Tasar silkworm, Antheraea mylitta belongs to Order-Lepidoptera. The life cycle of silkworm consists of Egg, Larva, Pupa and Adult stages. As the rearing is conducted outdoor silkworms are exposed to attack of various pests during their life cycle. The estimated crop loss due to pests is to the tune of 40 - 45%. Vapourer tussock moths are major pests of primary tasar food plants Terminalia arjuna Bedd and Terminalia tomentosa W & A and cause considerable damage. The young larvae nibble on the leaf surface while older larvae consume whole leaf.
The pests of tasar silkworm are broadly categories into predators and parasitoids. Predators cause damage to tasar larvae during early instars and parasitoids during later stages. Due to these pests the production of tasar silk is affected considerably. The major parasitoids and predators of silkworms are Uzi fly (Blepharipa zebina) and Ichneumon fly (Xanthopimpla pedator), Stink bug (Eocanthecona furcellata), Assassin bug (Sycanus collaris) Praying mantis (Hierodulla bipapilla), Wasp (Vespa orientalis) and Red ant (Oecophylla smaragdina).
Among the predators of silkworm the stink bug, Eocanthecona furcellata is very serious predator which attack the silkworm during young age rearing. The prevalence was more during II and III crop rearing than in I crop rearing season. It survives on other hosts during non-rearing season. Some of the pests/herbivoures of tasar host plant like larvae of vapourer tussock moths, semilooper, leaf hopper nymphs and boll headed caterpillar, etc., serve as alternate (secondary) hosts to E. furcellata. The present study was undertaken to study the life cycle of E. furcellata on vapourer tussock moth larvae.
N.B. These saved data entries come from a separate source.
BP_HD void rp_two_pow_mont(sc28 &r, uint32_t i) {
    const sc28 T[64] = {
    {{0xcf5d3edu, 0x4305db8u, 0x676a4b2u, 0x80113d7u, 0x0622aafu, 0xfffeb21u, 0xfffffffu, 0xfffffffu, 0xfffffffu, 0x0000000u}},
    {{0xcf5d3edu, 0x73a89cbu, 0x550730cu, 0x0643d7fu, 0x0c44080u, 0xfffd642u, 0xfffffffu, 0xfffffffu, 0xfffffffu, 0x0000000u}},
    {{0xcf5d3edu, 0xd4ee1f1u, 0x3040fc0u, 0x12a90cfu, 0x1886c21u, 0xfffac84u, 0xfffffffu, 0xfffffffu, 0xfffffffu, 0x0000000u}},
    {{0xcf5d3edu, 0x977923du, 0xe6b4929u, 0x2b7376eu, 0x310c363u, 0xfff5908u, 0xfffffffu, 0xfffffffu, 0xfffffffu, 0x0000000u}},
    {{0xcf5d3edu, 0x1c8f2d5u, 0x539bbfbu, 0x5d084aeu, 0x62171e7u, 0xffeb210u, 0xfffffffu, 0xfffffffu, 0xfffffffu, 0x0000000u}},
    {{0xcf5d3edu, 0x26bb405u, 0x2d6a19eu, 0xc031f2du, 0xc42ceefu, 0xffd6420u, 0xfffffffu, 0xfffffffu, 0xfffffffu, 0x0000000u}},
    {{0xcf5d3edu, 0x3b13665u, 0xe106ce4u, 0x868542au, 0x8858900u, 0xffac841u, 0xfffffffu, 0xfffffffu, 0xfffffffu, 0x0000000u}},
    {{0xcf5d3edu, 0x63c3b25u, 0x4840370u, 0x132be26u, 0x10afd22u, 0xff59083u, 0xfffffffu, 0xfffffffu, 0xfffffffu, 0x0000000u}},
    {{0xcf5d3edu, 0xb5244a5u, 0x16b3088u, 0x2c7921du, 0x215e565u, 0xfeb2106u, 0xfffffffu, 0xfffffffu, 0xfffffffu, 0x0000000u}},
    {{0xcf5d3edu, 0x57e57a5u, 0xb398ab9u, 0x5f13a0au, 0x42bb5ebu, 0xfd6420cu, 0xfffffffu, 0xfffffffu, 0xfffffffu, 0x0000000u}},
    {{0xcf5d3edu, 0x9d67da5u, 0xed63f1au, 0xc4489e5u, 0x85756f7u, 0xfac8418u, 0xfffffffu, 0xfffffffu, 0xfffffffu, 0x0000000u}},
    {{0xcf5d3edu, 0x286c9a5u, 0x60fa7ddu, 0x8eb299cu, 0x0ae9910u, 0xf590831u, 0xfffffffu, 0xfffffffu, 0xfffffffu, 0x0000000u}},
    {{0xcf5d3edu, 0x3e761a5u, 0x4827962u, 0x2386909u, 0x15d1d42u, 0xeb21062u, 0xfffffffu, 0xfffffffu, 0xfffffffu, 0x0000000u}},
    {{0xcf5d3edu, 0x6a891a5u, 0x1681c6cu, 0x4d2e7e3u, 0x2ba25a5u, 0xd6420c4u, 0xfffffffu, 0xfffffffu, 0xfffffffu, 0x0000000u}},
    {{0xcf5d3edu, 0xc2af1a5u, 0xb336280u, 0xa07e596u, 0x574366bu, 0xac84188u, 0xfffffffu, 0xfffffffu, 0xfffffffu, 0x0000000u}},
    {{0xcf5d3edu, 0x72fb1a5u, 0xec9eea9u, 0x471e0fdu, 0xae857f8u, 0x5908310u, 0xfffffffu, 0xfffffffu, 0xfffffffu, 0x0000000u}},
    {{0xcf5d3edu, 0xd3931a5u, 0x5f706fau, 0x945d7ccu, 0x5d09b11u, 0xb210621u, 0xffffffeu, 0xfffffffu, 0xfffffffu, 0x0000000u}},
    {{0xcf5d3edu, 0x94c31a5u, 0x451379du, 0x2edc569u, 0xba12144u, 0x6420c42u, 0xffffffdu, 0xfffffffu, 0xfffffffu, 0x0000000u}},
    {{0xcf5d3edu, 0x17231a5u, 0x10598e3u, 0x63da0a3u, 0x7422da9u, 0xc841885u, 0xffffffau, 0xfffffffu, 0xfffffffu, 0x0000000u}},
    {{0xcf5d3edu, 0x1be31a5u, 0xa6e5b6eu, 0xcdd5716u, 0xe844673u, 0x908310au, 0xffffff5u, 0xfffffffu, 0xfffffffu, 0x0000000u}},
    {{0xcf5d3edu, 0x25631a5u, 0xd3fe084u, 0xa1cc3fdu, 0xd087808u, 0x2106215u, 0xfffffebu, 0xfffffffu, 0xfffffffu, 0x0000000u}},
    {{0xcf5d3edu, 0x38631a5u, 0x2e2eab0u, 0x49b9dccu, 0xa10db32u, 0x420c42bu, 0xfffffd6u, 0xfffffffu, 0xfffffffu, 0x0000000u}},
    {{0xcf5d3edu, 0x5e631a5u, 0xe28ff08u, 0x9995168u, 0x421a185u, 0x8418857u, 0xfffffacu, 0xfffffffu, 0xfffffffu, 0x0000000u}},
    {{0xcf5d3edu, 0xaa631a5u, 0x4b527b8u, 0x394b8a2u, 0x8432e2cu, 0x08310aeu, 0xfffff59u, 0xfffffffu, 0xfffffffu, 0x0000000u}},
    {{0xcf5d3edu, 0x42631a5u, 0x1cd7919u, 0x78b8715u, 0x0864779u, 0x106215du, 0xffffeb2u, 0xfffffffu, 0xfffffffu, 0x0000000u}},
    {{0xcf5d3edu, 0x72631a5u, 0xbfe1bdau, 0xf7923fau, 0x10c7a13u, 0x20c42bau, 0xffffd64u, 0xfffffffu, 0xfffffffu, 0x0000000u}},
    {{0xcf5d3edu, 0xd2631a5u, 0x05f615cu, 0xf545dc6u, 0x218df48u, 0x4188574u, 0xffffac8u, 0xfffffffu, 0xfffffffu, 0x0000000u}},
    {{0xcf5d3edu, 0x92631a5u, 0x921ec61u, 0xf0ad15cu, 0x431a9b2u, 0x8310ae8u, 0xffff590u, 0xfffffffu, 0xfffffffu, 0x0000000u}},
    {{0xcf5d3edu, 0x12631a5u, 0xaa7026bu, 0xe77b889u, 0x8633e86u, 0x06215d0u, 0xfffeb21u, 0xfffffffu, 0xfffffffu, 0x0000000u}},
    {{0xcf5d3edu, 0x12631a5u, 0xdb12e7eu, 0xd5186e3u, 0x0c6682eu, 0x0c42ba1u, 0xfffd642u, 0xfffffffu, 0xfffffffu, 0x0000000u}},
    {{0xcf5d3edu, 0x12631a5u, 0x3c586a4u, 0xb052398u, 0x18cbb7eu, 0x1885742u, 0xfffac84u, 0xfffffffu, 0xfffffffu, 0x0000000u}},
    {{0xcf5d3edu, 0x12631a5u, 0xfee36f0u, 0x66c5d00u, 0x319621eu, 0x310ae84u, 0xfff5908u, 0xfffffffu, 0xfffffffu, 0x0000000u}},
    {{0xcf5d3edu, 0x12631a5u, 0x83f9788u, 0xd3acfd2u, 0x632af5du, 0x6215d08u, 0xffeb210u, 0xfffffffu, 0xfffffffu, 0x0000000u}},
    {{0xcf5d3edu, 0x12631a5u, 0x8e258b8u, 0xad7b575u, 0xc6549dcu, 0xc42ba10u, 0xffd6420u, 0xfffffffu, 0xfffffffu, 0x0000000u}},
    {{0xcf5d3edu, 0x12631a5u, 0xa27db18u, 0x61180bbu, 0x8ca7edau, 0x8857421u, 0xffac841u, 0xfffffffu, 0xfffffffu, 0x0000000u}},
    {{0xcf5d3edu, 0x12631a5u, 0xcb2dfd8u, 0xc851747u, 0x194e8d5u, 0x10ae843u, 0xff59083u, 0xfffffffu, 0xfffffffu, 0x0000000u}},
    {{0xcf5d3edu, 0x12631a5u, 0x1c8e958u, 0x96c4460u, 0x329bcccu, 0x215d086u, 0xfeb2106u, 0xfffffffu, 0xfffffffu, 0x0000000u}},
    {{0xcf5d3edu, 0x12631a5u, 0xbf4fc58u, 0x33a9e90u, 0x65364bau, 0x42ba10cu, 0xfd6420cu, 0xfffffffu, 0xfffffffu, 0x0000000u}},
    {{0xcf5d3edu, 0x12631a5u, 0x04d2258u, 0x6d752f2u, 0xca6b495u, 0x8574218u, 0xfac8418u, 0xfffffffu, 0xfffffffu, 0x0000000u}},
    {{0xcf5d3edu, 0x12631a5u, 0x8fd6e58u, 0xe10bbb4u, 0x94d544bu, 0x0ae8431u, 0xf590831u, 0xfffffffu, 0xfffffffu, 0x0000000u}},
    {{0xcf5d3edu, 0x12631a5u, 0xa5e0658u, 0xc838d39u, 0x29a93b8u, 0x15d0863u, 0xeb21062u, 0xfffffffu, 0xfffffffu, 0x0000000u}},
    {{0xcf5d3edu, 0x12631a5u, 0xd1f3658u, 0x9693043u, 0x5351292u, 0x2ba10c6u, 0xd6420c4u, 0xfffffffu, 0xfffffffu, 0x0000000u}},
    {{0xcf5d3edu, 0x12631a5u, 0x2a19658u, 0x3347658u, 0xa6a1046u, 0x574218cu, 0xac84188u, 0xfffffffu, 0xfffffffu, 0x0000000u}},
    {{0xcf5d3edu, 0x12631a5u, 0xda65658u, 0x6cb0280u, 0x4d40badu, 0xae84319u, 0x5908310u, 0xfffffffu, 0xfffffffu, 0x0000000u}},
    {{0xcf5d3edu, 0x12631a5u, 0x3afd658u, 0xdf81ad2u, 0x9a8027bu, 0x5d08632u, 0xb210621u, 0xffffffeu, 0xfffffffu, 0x0000000u}},
    {{0xcf5d3edu, 0x12631a5u, 0xfc2d658u, 0xc524b74u, 0x34ff018u, 0xba10c65u, 0x6420c42u, 0xffffffdu, 0xfffffffu, 0x0000000u}},
    {{0xcf5d3edu, 0x12631a5u, 0x7e8d658u, 0x906acbau, 0x69fcb52u, 0x74218cau, 0xc841885u, 0xffffffau, 0xfffffffu, 0x0000000u}},
    {{0xcf5d3edu, 0x12631a5u, 0x834d658u, 0x26f6f45u, 0xd3f81c6u, 0xe843194u, 0x908310au, 0xffffff5u, 0xfffffffu, 0x0000000u}},
    {{0xcf5d3edu, 0x12631a5u, 0x8ccd658u, 0x540f45bu, 0xa7eeeadu, 0xd086329u, 0x2106215u, 0xfffffebu, 0xfffffffu, 0x0000000u}},
    {{0xcf5d3edu, 0x12631a5u, 0x9fcd658u, 0xae3fe87u, 0x4fdc87bu, 0xa10c653u, 0x420c42bu, 0xfffffd6u, 0xfffffffu, 0x0000000u}},
    {{0xcf5d3edu, 0x12631a5u, 0xc5cd658u, 0x62a12dfu, 0x9fb7c18u, 0x4218ca6u, 0x8418857u, 0xfffffacu, 0xfffffffu, 0x0000000u}},
    {{0xcf5d3edu, 0x12631a5u, 0x11cd658u, 0xcb63b90u, 0x3f6e351u, 0x843194du, 0x08310aeu, 0xfffff59u, 0xfffffffu, 0x0000000u}},
    {{0xcf5d3edu, 0x12631a5u, 0xa9cd658u, 0x9ce8cf0u, 0x7edb1c4u, 0x086329au, 0x106215du, 0xffffeb2u, 0xfffffffu, 0x0000000u}},
    {{0xcf5d3edu, 0x12631a5u, 0xd9cd658u, 0x3ff2fb1u, 0xfdb4eaau, 0x10c6534u, 0x20c42bau, 0xffffd64u, 0xfffffffu, 0x0000000u}},
    {{0xcf5d3edu, 0x12631a5u, 0x39cd658u, 0x8607534u, 0xfb68875u, 0x218ca69u, 0x4188574u, 0xffffac8u, 0xfffffffu, 0x0000000u}},
    {{0xcf5d3edu, 0x12631a5u, 0xf9cd658u, 0x1230038u, 0xf6cfc0cu, 0x43194d3u, 0x8310ae8u, 0xffff590u, 0xfffffffu, 0x0000000u}},
    {{0xcf5d3edu, 0x12631a5u, 0x79cd658u, 0x2a81642u, 0xed9e339u, 0x86329a7u, 0x06215d0u, 0xfffeb21u, 0xfffffffu, 0x0000000u}},
    {{0xcf5d3edu, 0x12631a5u, 0x79cd658u, 0x5b24255u, 0xdb3b193u, 0x0c6534fu, 0x0c42ba1u, 0xfffd642u, 0xfffffffu, 0x0000000u}},
    {{0xcf5d3edu, 0x12631a5u, 0x79cd658u, 0xbc69a7bu, 0xb674e47u, 0x18ca69fu, 0x1885742u, 0xfffac84u, 0xfffffffu, 0x0000000u}},
    {{0xcf5d3edu, 0x12631a5u, 0x79cd658u, 0x7ef4ac7u, 0x6ce87b0u, 0x3194d3fu, 0x310ae84u, 0xfff5908u, 0xfffffffu, 0x0000000u}},
    {{0xcf5d3edu, 0x12631a5u, 0x79cd658u, 0x040ab5fu, 0xd9cfa82u, 0x6329a7eu, 0x6215d08u, 0xffeb210u, 0xfffffffu, 0x0000000u}},
    {{0xcf5d3edu, 0x12631a5u, 0x79cd658u, 0x0e36c8fu, 0xb39e025u, 0xc6534fdu, 0xc42ba10u, 0xffd6420u, 0xfffffffu, 0x0000000u}},
    {{0xcf5d3edu, 0x12631a5u, 0x79cd658u, 0x228eeefu, 0x673ab6bu, 0x8ca69fbu, 0x8857421u, 0xffac841u, 0xfffffffu, 0x0000000u}},
    {{0xcf5d3edu, 0x12631a5u, 0x79cd658u, 0x4b3f3afu, 0xce741f7u, 0x194d3f6u, 0x10ae843u, 0xff59083u, 0xfffffffu, 0x0000000u}}};
    r = T[i & 63];
}
BP_HD void sc28_sub_lazy(sc28 &r, const sc28 &a, const sc28 &b) {
    const uint32_t L4[10] = {0x3d74fb4u, 0x498c697u, 0xe735960u, 0xe77a8bdu, 0x000537bu, 0u, 0u, 0u, 0u, 0x4u};
    int32_t cy = 0;
#pragma unroll
    for (int i = 0; i < 10; i++) {
        const int32_t t = (int32_t)a.v[i] - (int32_t)b.v[i] + (int32_t)L4[i] + cy;
        if (i < 9) {
            r.v[i] = (uint32_t)t & BP_M28;
            cy = t >> 28;
        } else {
            r.v[i] = (uint32_t)t;
        }
    }
}

BP_HD void rp_expand_b4_thread(uint32_t tid, rp_shape sh, fb_params prm, const uint32_t *fields, fb_digit *digits,
                               const uint32_t *status, sc *g_out = nullptr, sc *h_out = nullptr, uint32_t j_lo = 0, uint32_t j_hi = 4) {
    const uint32_t B = sh.nproofs, k = sh.k;
    const uint32_t t4 = tid / B, p = tid - t4 * B, i0 = 4 * t4;
    if (g_out) {
        for (int j = 0; j < 4; j++) {
            sc_0(g_out[j]);
            sc_0(h_out[j]);
        }
    }
    if (status[p] != 0) return;
    const fb_bias bias = fb_make_bias(prm);
    const rp_fields fl = rp_field_layout(k, sh.m);
    sc28 s_hi, sinv_hi, y_hi, t;
    {
        sc28 um, uim;
        sc28_one_mont(s_hi);
        sinv_hi = s_hi;
        y_hi = s_hi;
        for (uint32_t bb = 2; bb < k; bb++) {
            rp_load28(um, fields, B, fl.u_m + (k - 1 - bb), p);
            rp_load28(uim, fields, B, fl.uinv_m + (k - 1 - bb), p);
            const bool bit = (i0 >> bb) & 1;
            sc28 f1, f2;
#pragma unroll
            for (int q = 0; q < 10; q++) {
                f1.v[q] = bit ? um.v[q] : uim.v[q];
                f2.v[q] = bit ? uim.v[q] : um.v[q];
            }
            sc28_montmul(s_hi, s_hi, f1);
            sc28_montmul(sinv_hi, sinv_hi, f2);
            if (bit) {
                rp_load28(t, fields, B, fl.yinvp_m + bb, p);
                sc28_montmul(y_hi, y_hi, t);
            }
        }
    }
#if defined(__HIP_DEVICE_COMPILE__)
#pragma unroll 1
#endif
    for (uint32_t j = j_lo; j < j_hi; j++) {
        const uint32_t i = i0 + j;
        const uint32_t fa = (j & 1) ? fl.u_m + (k - 1) : fl.uinv_m + (k - 1), fa_c = (j & 1) ? fl.uinv_m + (k - 1) : fl.u_m + (k - 1);
        const uint32_t fb = (j & 2) ? fl.u_m + (k - 2) : fl.uinv_m + (k - 2), fb_c = (j & 2) ? fl.uinv_m + (k - 2) : fl.u_m + (k - 2);
        sc28 s, yp, r;
        sc g, h, v;
        {
            sc28 a_m;
            rp_load28(t, fields, B, fa, p);
            sc28_montmul(s, s_hi, t);
            rp_load28(t, fields, B, fb, p);
            sc28_montmul(s, s, t);
            rp_load28(a_m, fields, B, RPF_A_M, p);
            sc28_montmul(t, a_m, s);
            sc_from_mont28(v, t);
            sc minus_z;
            rp_load(minus_z, fields, B, RPF_MINUS_Z, p);
            sc_sub(g, minus_z, v);
            if (!g_out) fb_recode(digits + ((uint64_t)(2 + i) * prm.nwin) * B + p, B, g.v, prm, bias);
        }
        yp = y_hi;
        if (j & 1) {
            rp_load28(t, fields, B, fl.yinvp_m + 0, p);
            sc28_montmul(yp, yp, t);
        }
        if (j & 2) {
            rp_load28(t, fields, B, fl.yinvp_m + 1, p);
            sc28_montmul(yp, yp, t);
        }
        {
            sc28 sinv, b_m, two_m, zzzj;
            rp_load28(t, fields, B, fa_c, p);
            sc28_montmul(sinv, sinv_hi, t);
            rp_load28(t, fields, B, fb_c, p);
            sc28_montmul(sinv, sinv, t);
            const uint32_t jj = i / sh.n, ib = i - jj * sh.n;
            rp_load28(zzzj, fields, B, fl.zzzj_m + jj, p);
            rp_two_pow_mont(two_m, ib);
            sc28_montmul(r, zzzj, two_m);
            rp_load28(b_m, fields, B, RPF_B_M, p);
            sc28_montmul(t, b_m, sinv);
            sc28_sub_lazy(r, r, t);
            sc28_montmul(r, r, yp);
            sc_from_mont28(v, r);
            sc z;
            rp_load(z, fields, B, RPF_Z, p);
            sc_add(h, z, v);
        }
        if (g_out) {
            g_out[j] = g;
            h_out[j] = h;
        } else {
            fb_recode(digits + ((uint64_t)(2 + sh.nm + i) * prm.nwin) * B + p, B, h.v, prm, bias);
        }
    }
}
BP_HD void rp_expand_b1_thread(uint32_t tid, rp_shape sh, fb_params prm, const uint32_t *fields, fb_digit *digits, const uint32_t *status) {
    const uint32_t B = sh.nproofs, i = tid / B, p = tid - i * B;
    rp_expand_b4_thread((i >> 2) * B + p, sh, prm, fields, digits, status, nullptr, nullptr, i & 3, (i & 3) + 1);
}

The adults of Eocanthecona furcellata were collected from the rearing field of CTR&TI, Ranchi. They were maintained in the laboratory on silkworm larvae to get the eggs for the experiment. Stock culture of the stink bug was maintained on silkworm larvae.
The larvae of vapourer tussock moth were collected from the rearing field of CTR&TI, Ranchi and the culture was maintained in the laboratory in perforated plastic boxes on leaves of Terminalia arjuna.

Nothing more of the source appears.